Once the continuous optimization has converged, we compare the final cost C in a given iteration with the current best one C_best. If the cost C is lower than the current best, the new discrete parameters $\vec{k}$ and $\vec{c}$ are accepted. If it is larger, the change is accepted with probability exponentially decreasing in the difference C − C_best following the simulated annealing method.

Every few iterations we check whether the current gate sequence ${G}_{\vec{k}}$ can be compressed. This goes well beyond the simple checks following the update of vector $\vec{k}$ described above. Here, we are trying to find a subsequence of ${G}_{\vec{k}}$ that can be nontrivially rewritten using the same or a smaller number of gates. If such a subsequence is found, we modify ${G}_{\vec{k}}$ accordingly, as this may lead to shortening the gate sequence without increasing the cost. Since the total number of gates is fixed, such compression results in the ability to add gates to the sequence. If that is the case, we insert one-qubit identity gates and reoptimize their continuous parameters as described above. To check if a given subsequence can be rewritten we recursively use the same approach that we use for the full algorithm, which is essentially described in figure 4 except in this case we do not consider the post-processing vector $\vec{c}$.

We remark that the cost function may be difficult to optimize primarily due to many low lying local minima. Thus, it is important to develop techniques to increase the chances of avoiding them. We found it particularly useful to compress the gate sequence periodically, as random updates to vectors $\vec{k}$ and $\vec{c}$ tend to produce local minima that usually include redundant subsequences. As described above, we have developed automated tools to remove such subsequences, which usually allows us to escape local minima.

Let us now discuss the scaling of the approach described above. The optimization requires the cost to be evaluated multiple times during every iteration. As part of computing the cost, one has to evaluate ${y}_{\vec{m}}^{(i)}$ in equation (5) for each training data point, which necessarily scales exponentially with the number of qubits on a classical computer. However, it can be outsourced to a quantum computer. Such a hybrid algorithm will efficiently compute the contribution to the cost from a single element of a training data set, although the resulting cost will reflect the quantum hardware's noise. In this work, we evaluate the cost on a classical computer, as we are mainly interested in the discovery of theoretical algorithms without device-specific noise considerations.

Another aspect of the algorithm scaling is training data. In general, its size will scale exponentially with the number of data qubits. However, we would like to stress that this fact does not jeopardize our approach since we numerically obtain solutions (algorithm instances) only for a small number of data qubits. Those optimization problems require training data that is still manageable. Algorithm instances are then used to manually recognize the pattern and generalize to arbitrary system size.

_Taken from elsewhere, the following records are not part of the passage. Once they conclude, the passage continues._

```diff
@@ -679,9 +706,33 @@
   const int eEnd = (toLevel >= 0) ? min(x, toLevel) : x;
   unsigned long long work = 0;
   const int kc = qlen - dlen;
-  const bool cornerInBand = (kc >= kmin) & (kc <= kmax);
+  bool cornerInBand = (kc >= kmin) & (kc <= kmax);
   int eLast = eStart - 1;
-  for (int e = eStart; e <= eEnd && !cornerHit; ++e) {
+  const bool mayWin = WIN && toLevel >= 0 && toLevel < x;
+  const int kLoB = -min(X, dlen), kHiB = min(X, qlen);
+  bool winLost = false;
+  for (int e = eStart; e <= (mayWin ? x : eEnd) && !cornerHit; ++e) {
+    const bool winEnter = mayWin && e == toLevel + 1;
+    const bool winShift = mayWin && e > toLevel && -e < kmin && kmin > kLoB;
+    if (winEnter || winShift) {
+      const unsigned long long cl = ballot64(F[0] == 2 * qlen - (kmin + l));
+      const unsigned long long c3 = cl & (cl >> 1) & (cl >> 2);
+      if (winEnter && (c3 == 0ull || tracking)) break;
+      if (winShift) {
+        const int top = (int)__builtin_ctzll(c3) + 2;
+        const int sh = min(62 - top, kmin - kLoB);
+        if (sh < 1) { winLost = true; break; }
+        const int f = __builtin_amdgcn_ds_bpermute(((l - sh) & 63) << 2, F[0]);
+        const int ev = __builtin_amdgcn_ds_bpermute(((l - sh) & 63) << 2, E[0]);
+        const bool in = (l >= sh) & (l - sh <= top);
+        F[0] = in ? f : NEG; E[0] = in ? ev : 0;
+        kmin -= sh;
+        const int k = kmin + l, ak = k < 0 ? -k : k;
+        amax[0] = ((l < 63) & (k >= kLoB) & (k <= kHiB)) ? min(2 * qlen - k, 2 * dlen + k) : NEG;
+        forb[0] = (ak == bmax + 1) ? ak : -1;
+        cornerInBand = (kc >= kmin) & (kc <= min(kHiB, kmin + 62));
+      }
+    }
     if (NR == 1 && tracking && e == x) { keep_level(e - 1); tracking = false; }
     const bool forbLevel = (e == bmax + 1);
     int rotR[NR], rotL[NR];
@@ -721,20 +772,21 @@
     eLast = e;
   }
   if (NR == 1 && tracking && !cornerHit && eLast < x) keep_level(eLast);
-  if (eLast >= eStart) {
-    const int eh = min(eLast, (nd - 1) / 2);
-    const int lo = max(eh, eStart - 1);
-    if (eh >= eStart) work += (unsigned long long)((eh - eStart + 1) * (eh + eStart + 1));
-    if (eLast > lo) work += (unsigned long long)((eLast - lo) * nd);
-  }
+  work += wfa_levels_cells(eStart, (WIN && eLast > toLevel && toLevel >= 0) ? toLevel : eLast, nd);
   cells += work;
   WPROF_ADD(1, _t1);
 #ifdef TALC_PROF
-  if (eLast >= eStart) g_wprof[3] += (uint32_t)(eLast - eStart + 1);
+  if (eLast >= eStart) {
+    g_wprof[3] += (uint32_t)(eLast - eStart + 1);
+    if (NR > 1) g_wprof[4] += (uint32_t)(eLast - eStart + 1);
+    if (WIN && toLevel >= 0 && eLast > toLevel) g_wprof[5] += (uint32_t)(eLast - toLevel);
+  }
 #endif
   const unsigned long long _t2 = WPROF_T();
+  if (WIN && winLost) return -1;
+  if (WIN && toLevel >= 0 && eLast > toLevel) ph->winLast = eLast;
   if (cornerHit) { extCols = qlen; extRows = dlen; extScore = -cornerE; return 1; }
-  if (toLevel >= 0 && toLevel < x) {
+  if (toLevel >= 0 && toLevel < x && !(WIN && eLast > toLevel)) {
 #pragma unroll
     for (int s = 0; s < NR; ++s) {
       const int j = 64 * s + l, k = kmin + j, ak = k < 0 ? -k : k;
@@ -743,7 +795,8 @@
     WSYNC();
     return 2;
   }
-  const int rsel = wfa_select<NR>(F, E, kmin, kmax, qlen, dlen, extCols, extRows, extScore);
+  const int kmaxSel = (WIN && eLast > toLevel && toLevel >= 0) ? min(kHiB, kmin + 62) : kmax;
+  const int rsel = wfa_select<NR>(F, E, kmin, kmaxSel, qlen, dlen, extCols, extRows, extScore);
   WPROF_ADD(2, _t2);
   return rsel;
 }
diff --git a/talc_amd/csrc/talc_wfa.h b/talc_amd/csrc/talc_wfa.h
--- a/talc_amd/csrc/talc_wfa.h
+++ b/talc_amd/csrc/talc_wfa.h
@@ -7,7 +7,7 @@
 
 struct WfaResult { int moved; int extCols; int extRows; int score; };
 
-inline WfaResult wfa_xdrop_scalar(const uint8_t* q, int qlen, const uint8_t* d, int dlen, int x) {
+inline WfaResult wfa_xdrop_scalar(const uint8_t* q, int qlen, const uint8_t* d, int dlen, int x, bool window = true) {
   WfaResult res = {0, 0, 0, 0};
   if (qlen == 0 || dlen == 0) return res;
   const int NEG = -(1 << 29);
@@ -32,9 +32,11 @@
   F[idx(0)] = x >= 0 ? extend(0, 0) : 0;
   bool cornerHit = (kc >= kmin && kc <= kmax && F[idx(kc)] == corner);
   int cornerE = 0;
+  int top = kmax;
   for (int e = 1; e <= x && !cornerHit; ++e) {
     for (int k = kmin; k <= kmax; ++k) {
       const int i = idx(k);
+      if (k > top) { G[i] = NEG; continue; }
       const int fm = F[i], fl = F[i - 1], fr = F[i + 1];
       int best = NEG;
       const int v[3] = {fm + 2, fl + 1, fr + 1};
@@ -46,6 +48,15 @@
     }
     F.swap(G);
     if (kc >= kmin && kc <= kmax && F[idx(kc)] == corner) { cornerHit = true; cornerE = e; }
+    if (window) {
+      for (int k = kmin; k + 2 <= top; ++k) {
+        if (F[idx(k)] == 2 * qlen - k && F[idx(k + 1)] == 2 * qlen - k - 1 && F[idx(k + 2)] == 2 * qlen - k - 2) {
+          top = k + 2;
+          for (int j = top + 1; j <= kmax; ++j) F[idx(j)] = NEG;
+          break;
+        }
+      }
+    }
   }
   if (cornerHit) { res.moved = 1; res.extCols = qlen; res.extRows = dlen; res.score = -cornerE; return res; }
   int A = 0;
```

Finally, the search space defined by $\vec{k}$ is exponentially large in the number of gates. This makes it impossible to systematically check all possibilities in the search for an optimal algorithm. On the other hand, the heuristic approach described above seems to be capable of finding the solution efficiently.

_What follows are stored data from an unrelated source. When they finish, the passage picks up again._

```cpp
extern "C" int t3d_pointmlp_wgrad_r(const t3d_pointmlp_wgrad_args* a, const t3d_rider_set* r, t3d_stream_t stream) {
  T3D_ABI_TAKE(pointmlp_wgrad_args, a);
  if (r && !riders_ok(r)) return T3D_ERR_ARG;
  const int rc = check_wgrad(a);
  if (rc != T3D_OK) return rc;
  hipStream_t s = static_cast<hipStream_t>(stream);
  const int splits = a->M / a->rows_per_split;
  int tk = 0, tn = 0;
  wgrad_tile(a, &tk, &tn);
  const int tiles_k = (a->K + tk - 1) / tk, tiles_n = a->N / tn;
  const bool sub = a->a.sub != nullptr, pooled = a->dy.dz == nullptr;
  const bool x3w = a->dy.dtype != T3D_BF16 && a->a.dtype == T3D_F32 && !sub && !pooled && a->K % tk == 0 && a->K % 64 == 0 &&
                   x3_layer_bwd(a->arith, a->K, a->N);
  static const bool use_tiny_w = []() { const char* e = getenv("T3D_WGRAD_TINYK"); return !(e && e[0] == '0'); }();
  const bool tiny_w = use_tiny_w && a->dy.dtype != T3D_BF16 && !pooled && a->K <= 4 && (a->N == 64 || a->N == 128) && a->a.dtype == T3D_F32 &&
                      a->a.ldx % 4 == 0 && a->a.coff % 4 == 0 && a->a.coff + 4 <= a->a.ldx && (a->a.scale == nullptr) == (a->a.shift == nullptr);
  const bool host = r && a->dy.dtype != T3D_BF16 && tk == 64 && tn == 64 && !pooled && !x3w && !tiny_w;
  if (r && !host) { T3D_RIDERS_FIRST(r, stream); r = nullptr; }
  T3D_HOSTED(r, stream);
  const dim3 grid(tiles_k * tiles_n * splits + (r ? r->n_wg : 0));
  if (a->dy.dtype == T3D_BF16) {
    const bool xh = a->a.dtype == T3D_BF16;
#define T3D_WGH(TK, TN_)                                                                                                     \
  do {                                                                                                                       \
    if (sub) launch_lds(k_pointmlp_wgrad<TK, TN_, true, false, PathBF16, float>, grid, lds_wgrad_h(TK, TN_), s, *a);         \
    else if (xh) launch_lds(k_pointmlp_wgrad<TK, TN_, false, false, PathBF16, bf16_t>, grid, lds_wgrad_h(TK, TN_), s, *a);   \
    else launch_lds(k_pointmlp_wgrad<TK, TN_, false, false, PathBF16, float>, grid, lds_wgrad_h(TK, TN_), s, *a);            \
  } while (0)
    if (tk == 128 && tn == 128) T3D_WGH(128, 128);
    else if (tk == 128) T3D_WGH(128, 64);
    else if (tn == 128) T3D_WGH(64, 128);
    else T3D_WGH(64, 64);
#undef T3D_WGH
    T3D_CHECK_LAUNCH();
    return T3D_OK;
  }
#define T3D_WG(TK, TN_)                                                                                   \
  do {                                                                                                    \
    if (sub && pooled) launch_lds(k_pointmlp_wgrad<TK, TN_, true, true>, grid, lds_wgrad(TK, TN_), s, *a);        \
    else if (sub) launch_lds(k_pointmlp_wgrad<TK, TN_, true, false>, grid, lds_wgrad(TK, TN_), s, *a);             \
    else if (pooled) launch_lds(k_pointmlp_wgrad<TK, TN_, false, true>, grid, lds_wgrad(TK, TN_), s, *a);          \
    else launch_lds(k_pointmlp_wgrad<TK, TN_, false, false>, grid, lds_wgrad(TK, TN_), s, *a);                     \
  } while (0)
  if (tiny_w) {
    const dim3 gsp(splits);
    if (a->N == 64) { if (sub) T3D_LAUNCH((k_pointmlp_wgrad_tinyk<64, true>), gsp, dim3(NT), 0, s, *a); else T3D_LAUNCH((k_pointmlp_wgrad_tinyk<64, false>), gsp, dim3(NT), 0, s, *a); }
    else { if (sub) T3D_LAUNCH((k_pointmlp_wgrad_tinyk<128, true>), gsp, dim3(NT), 0, s, *a); else T3D_LAUNCH((k_pointmlp_wgrad_tinyk<128, false>), gsp, dim3(NT), 0, s, *a); }
    T3D_CHECK_LAUNCH();
    return T3D_OK;
// ... 462 lines not shown
```

transferable3d_amd/step.py:

```python
import ctypes as C
import os

import numpy as np
import torch

from . import abi
from .abi import fptr
from .engine import Plan


OPTIMIZER_CALLS = ('t3d_adam_tf_step', 't3d_momentum_step')
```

For a fixed problem size, we minimize the cost. If the cost goes to zero (which we define as a cost less than 10⁻⁶), we say we have an algorithm instance. In particular, this corresponds to fixing the size of the data and hence fixing n_D, the number of data qubits. To study the generalization of the algorithm, we grow the size of the problem by increasing n_D. In some cases, one may also need to increase the number of ancilla qubits, n_A, and/or the number of measurements in order to minimize the cost.

This gives us a set of algorithm instances for various problem sizes. An important challenge is to abstract a general algorithm from these instances. This challenge is particularly difficult because one can typically only find algorithm instances for small problem sizes. This is due to the fact that the search space for vectors $\vec{k}$ grows rapidly with problem size, namely as ${n}_{T}^{2d}$, where n_T = n_D + n_A is the total number of qubits and d is the circuit gate count.

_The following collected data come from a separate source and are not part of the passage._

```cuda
int cca_run(CcaStage& s, CcaDispatch& d, const uint16_t* d_in, uint16_t* d_out, int batch, int K, int thres,
            cudaStream_t st, int* launches, HostOut* ho, int slot, int lane) {
    const int N = s.N;
    if (slot != 0 && slot + batch > s.batch) return set_err(FSLIC_EINVAL, "scratch window out of range");
    const CcaScratch x = cca_window(s, slot);
    CcaCounters* const hcnt = s.h_counters + slot;
    const CcaLane& ln = s.lanes[lane];
    CcaParams cp;
    cp.H = s.H; cp.W = s.W; cp.N = N; cp.K = K; cp.thres = thres; cp.which = -1;
    cp.nblk = ceil_div(N, CCA_BLOCK);
    const size_t heap_bytes = (size_t)(2 * K + 4) * 8;
    cp.heap_in_smem = heap_bytes + SEL_CHUNK * 8 <= (size_t)(s.max_smem_optin - 8 * 1024);
    if (K + 2 > CCA_HEAP_K) return set_err(FSLIC_EINVAL, "K too large for the selection heap");
    d.heap_smem = cp.heap_in_smem ? 1 : 0;
    d.heap_smem_max_k =
        (int)std::max<long>(0, ((long)s.max_smem_optin - 8 * 1024 - SEL_CHUNK * 8) / 8 / 2 - 2);
    d.sub_batches = ceil_div(batch, s.batch);
    for (int b0 = 0; b0 < batch; b0 += s.batch) {
        const int nb = (batch - b0 < s.batch) ? (batch - b0) : s.batch;
        const uint16_t* in = d_in + (size_t)b0 * N;
        uint16_t* out = d_out + (size_t)b0 * N;
        const bool timed = s.timing && nb < 4 && batch <= s.batch;
        s.timed = timed;
        int rc = cca_label(s, x, cp, in, nb, timed, st);
        if (rc) return rc;
        if (b0 == 0) {
            d.split = nb >= 4;
            d.number_nb = ceil_div(cp.nblk, number_grid(cp.nblk, nb) * (CCA_BLOCK / 32));
        }
        const bool split = nb >= 4;
        const bool early = split && ho && batch <= s.batch && nb <= 64;
        if (early) {
            CK(cudaMemcpyAsync(hcnt, x.counters, sizeof(CcaCounters) * nb, cudaMemcpyDeviceToHost, st));
            CK(cudaStreamSynchronize(st));
        }
        if (split) {
            CK(cudaEventRecord(ln.fork, st));
            CK(cudaStreamWaitEvent(ln.side, ln.fork, 0));
            cca_finish(s, x, cp, 0, out, nb, timed, ln.side);
            CK(cudaEventRecord(ln.join, ln.side));
        }
        if (early) {
            CK(cudaStreamWaitEvent(ho->out_stream, ln.join, 0));
            rc = cca_copy_runs(hcnt, nb, false, out, N, *ho);
            if (rc) return rc;
        }
        k_cca_select<<<nb, 1024, SEL_CHUNK * 8 + (cp.heap_in_smem ? heap_bytes : 0), st>>>(cp, x.carea, x.counters, x.heap);
        cca_finish(s, x, cp, split ? 1 : -1, out, nb, timed, st);
        if (early) {
            CK(cudaEventRecord(ln.tail, st));
            CK(cudaStreamWaitEvent(ho->out_stream, ln.tail, 0));
            rc = cca_copy_runs(hcnt, nb, true, out, N, *ho);
            if (rc) return rc;
            ho->done = true;
        }
        if (split) {
            CK(cudaStreamWaitEvent(st, ln.join, 0));
            if (launches) *launches += 5;
        }
        CK(cudaGetLastError());
        if (launches) *launches += 12;
    }
    return FSLIC_OK;
}

void cca_set_timing(CcaStage& s, bool on) {
    s.timing = on;
    s.timed = false;
}

void cca_read_timing(CcaStage& s) {
    for (int i = 0; i < 6; i++) {
        float ms;
        s.ms[i] = 0.f;
        if (s.timed && cudaEventElapsedTime(&ms, s.ev[i], s.ev[i + 1]) == cudaSuccess) s.ms[i] = ms;
    }
    cudaGetLastError();
}

void cca_sync_lanes(const CcaStage& s) {
    for (const CcaLane& l : s.lanes)
        if (l.side) cudaStreamSynchronize(l.side);
}

int cca_heap_select(const CcaStage& s, const int32_t* d_area, int n, int middle, uint8_t* d_kept, cudaStream_t st) {
    CK(cudaMemsetAsync(d_kept, 0, n, st));
    const size_t hb = (size_t)(2 * middle + 4) * 8;
    const int use_smem = hb + SEL_CHUNK * 8 <= (size_t)(s.max_smem_optin - 8 * 1024);
    k_debug_heap_select<<<1, 1024, SEL_CHUNK * 8 + (use_smem ? hb : 0), st>>>(reinterpret_cast<const uint32_t*>(d_area), n,
                                                                              middle, d_kept, cca_window(s, 0).heap, use_smem);
    CK(cudaGetLastError());
    return FSLIC_OK;
}

int cca_read_counters(const CcaStage& s, int32_t* out8, int image) {
    CK(cudaDeviceSynchronize());
    CK(cudaMemcpy(out8, cca_window(s, image).counters, sizeof(CcaCounters), cudaMemcpyDeviceToHost));
    return FSLIC_OK;
}

void cca_read_dispatch(const CcaDispatch& d, int32_t* out, int count) {
    const int32_t v[FSLIC_CCA_DISPATCH_COUNT] = {d.heap_smem, d.heap_smem_max_k, d.sub_batches, d.split, d.number_nb};
    for (int i = 0; i < count && i < FSLIC_CCA_DISPATCH_COUNT; i++) out[i] = v[i];
}

void cca_read_ms(const CcaStage& s, float* out_ms, int count) {
    for (int i = 0; i < count && i < 6; i++) out_ms[i] = s.ms[i];
}
```

Measured before the change: 16270.

## Compute tile-local areas and closed roots in tile kernel, resolve only open components

The tile CCL kernel now accumulates per-root run lengths in shared memory and marks components that touch tile borders as open. Closed roots are recorded directly in chunkinfo, and only open roots are listed for a new k_ccl_open kernel that merges their areas into global roots. The full-image flatten pass is replaced by a lighter k_ccl_roots pass that builds root and predecessor buffers from the chunk masks. Because par is no longer fully flattened, later lookups do an extra indirection. This adds memsets, a launch, and correctness risk around the pred lookup, which now assumes at most two hops.

```diff
diff --git a/fast_slic_b200/csrc/cca.cuh b/fast_slic_b200/csrc/cca.cuh
--- a/fast_slic_b200/csrc/cca.cuh
+++ b/fast_slic_b200/csrc/cca.cuh
@@ -58,14 +58,22 @@
 #define CCL_T 32
 
 #define CCL_TW 4
+#define CCL_OPEN 0x8000u
+
 __global__ void __launch_bounds__(32 * CCL_TW) k_ccl_tile(CcaParams cp, const uint16_t* __restrict__ labels,
-                                                          int* __restrict__ par_all, uint32_t* __restrict__ area_all,
+                                                          int* __restrict__ par_all, uint32_t* __restrict__ aux_all,
+                                                          unsigned long long* __restrict__ chunkinfo_all,
+                                                          int* __restrict__ open_all, int* __restrict__ nopen,
                                                           int tiles_x, int tiles_y, long ntiles_total) {
     __shared__ int s_par_all[CCL_TW][CCL_T * CCL_T];
+    __shared__ unsigned s_rec_all[CCL_TW][CCL_T * CCL_T / 2];
     const int lane = threadIdx.x & 31, warp = threadIdx.x >> 5;
     const long tile = (long)blockIdx.x * CCL_TW + warp;
     if (tile >= ntiles_total) return;
     int* s_par = s_par_all[warp];
+    unsigned* s_rec = s_rec_all[warp];
+#pragma unroll
+    for (int k = 0; k < CCL_T / 2; k++) s_rec[k * CCL_T + lane] = 0;
     const int per_img = tiles_x * tiles_y;
     const int b = (int)(tile / per_img);
     const int tl = (int)(tile - (long)b * per_img);
@@ -74,6 +82,19 @@
     const bool colok = j < cp.W;
     const int nrows = min(CCL_T, cp.H - tyb * CCL_T);
     const uint16_t* lab = labels + (size_t)b * cp.N + (size_t)(tyb * CCL_T) * cp.W + j;
+    unsigned contacts;
+    {
+        const uint16_t* row = labels + (size_t)b * cp.N + (size_t)(tyb * CCL_T + lane) * cp.W + txb * CCL_T;
+        const int last = min(CCL_T, cp.W - txb * CCL_T) - 1;
+        const bool rok = lane < nrows;
+        const bool lc = rok && txb > 0 && row[-1] == row[0];
+        const bool rc = rok && last == CCL_T - 1 && txb * CCL_T + CCL_T < cp.W && row[CCL_T] == row[CCL_T - 1];
+        const unsigned lm = __ballot_sync(FSLIC_FULL, lc), rm = __ballot_sync(FSLIC_FULL, rc);
+        contacts = (lane == 0) ? lm : (lane == 31) ? rm : 0u;
+    }
+    const uint32_t above_v = (colok && tyb > 0) ? (uint32_t)lab[-(ptrdiff_t)cp.W] : 0xffffffffu;
+    const uint32_t below_v = (colok && nrows == CCL_T && (tyb + 1) * CCL_T < cp.H) ? (uint32_t)lab[(size_t)CCL_T * cp.W]
+                                                                                  : 0xffffffffu;
     constexpr int CCL_G = 8;
     uint32_t v[CCL_G], nv[CCL_G];
 #pragma unroll
@@ -82,6 +103,7 @@
     }
     uint32_t up_v = 0xffffffffu, up_left = 0xffffffffu;
     int up_root = 0;
+    unsigned run_starts = 0;
 #pragma unroll 1
     for (int ty0 = 0; ty0 < CCL_T; ty0 += CCL_G) {
 #pragma unroll
@@ -96,6 +118,9 @@
             const uint32_t left = __shfl_up_sync(FSLIC_FULL, cur, 1);
             const bool start = (lane == 0) || (cur != left);
             const unsigned m = __ballot_sync(FSLIC_FULL, start);
+            if (lane == ty) run_starts = m;
+            const bool vcontact = (ty == 0 && above_v == cur) || (ty == CCL_T - 1 && below_v == cur);
+            contacts |= (unsigned)vcontact << ty;
             const int sl = 31 - __clz(m & (0xffffffffu >> (31 - lane)));
             const unsigned above = (lane == 31) ? 0u : (m >> (lane + 1));
             const int end = above ? (lane + __ffs(above) - 1) : 31;
@@ -122,15 +147,59 @@
 #pragma unroll
         for (int k = 0; k < CCL_G; k++) v[k] = nv[k];
     }
-    if (!colok) return;
-    int* pout = par_all + (size_t)b * cp.N + (size_t)(tyb * CCL_T) * cp.W + j;
-    uint32_t* aout = area_all + (size_t)b * cp.N + (size_t)(tyb * CCL_T) * cp.W + j;
+    const int row0 = tyb * CCL_T;
+    int* pout = par_all + (size_t)b * cp.N + (size_t)row0 * cp.W + j;
 #pragma unroll 4
     for (int ty = 0; ty < nrows; ty++) {
         const int rt = ccl_find(s_par, ty * CCL_T + lane);
-        const int ri = tyb * CCL_T + (rt >> 5), rj = txb * CCL_T + (rt & 31);
-        pout[(size_t)ty * cp.W] = ri * cp.W + rj;
-        aout[(size_t)ty * cp.W] = 0;
+        const unsigned m = __shfl_sync(FSLIC_FULL, run_starts, ty);
+        if (colok) {
+            const int sh = (rt & 1) * 16;
+            if ((m >> lane) & 1u) {
+                const unsigned above = (lane == 31) ? 0u : (m >> (lane + 1));
+                atomicAdd(&s_rec[rt >> 1], (above ? __ffs(above) : 32 - lane) << sh);
+            }
+            if ((contacts >> ty) & 1u) atomicOr(&s_rec[rt >> 1], CCL_OPEN << sh);
+            pout[(size_t)ty * cp.W] = (row0 + (rt >> 5)) * cp.W + txb * CCL_T + (rt & 31);
+        }
+    }
+    __syncwarp();
+    uint32_t* aux = aux_all + (size_t)b * cp.N;
+    unsigned long long* chunkinfo = chunkinfo_all + (size_t)b * cp.nblk * (CCA_BLOCK / 32);
+    unsigned open_rows = 0;
+    for (int ty = 0; ty < nrows; ty++) {
+        const int x = ty * CCL_T + lane;
+        const bool isroot = colok && s_par[x] == x;
+        const unsigned rec = (s_rec[x >> 1] >> ((x & 1) * 16)) & 0xffffu;
+        const int g = (row0 + ty) * cp.W + j;
+        if (isroot) aux[g] = rec & (CCL_OPEN - 1);
+        const unsigned closed = __ballot_sync(FSLIC_FULL, isroot && !(rec & CCL_OPEN));
+        const unsigned opened = __ballot_sync(FSLIC_FULL, isroot && (rec & CCL_OPEN));
+        if (lane == ty) open_rows = opened;
+        if (lane == 0 && closed) {
+            const int s = g & 31;
+            atomicOr(&chunkinfo[g >> 5], (unsigned long long)(closed << s));
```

In this work, we were able to manually recognize the pattern by which the algorithm generalizes to arbitrary problem size by inspecting the various algorithm instances. In future work, we will explore automated methods for recognizing the general algorithm.

Our main results are short-depth algorithms for quantifying overlap on idealized quantum computing hardware. For the latter, we consider full connectivity, and we allow for arbitrary one-qubit gates as well as $\mathrm{CNOT}$ gates between all of the qubits.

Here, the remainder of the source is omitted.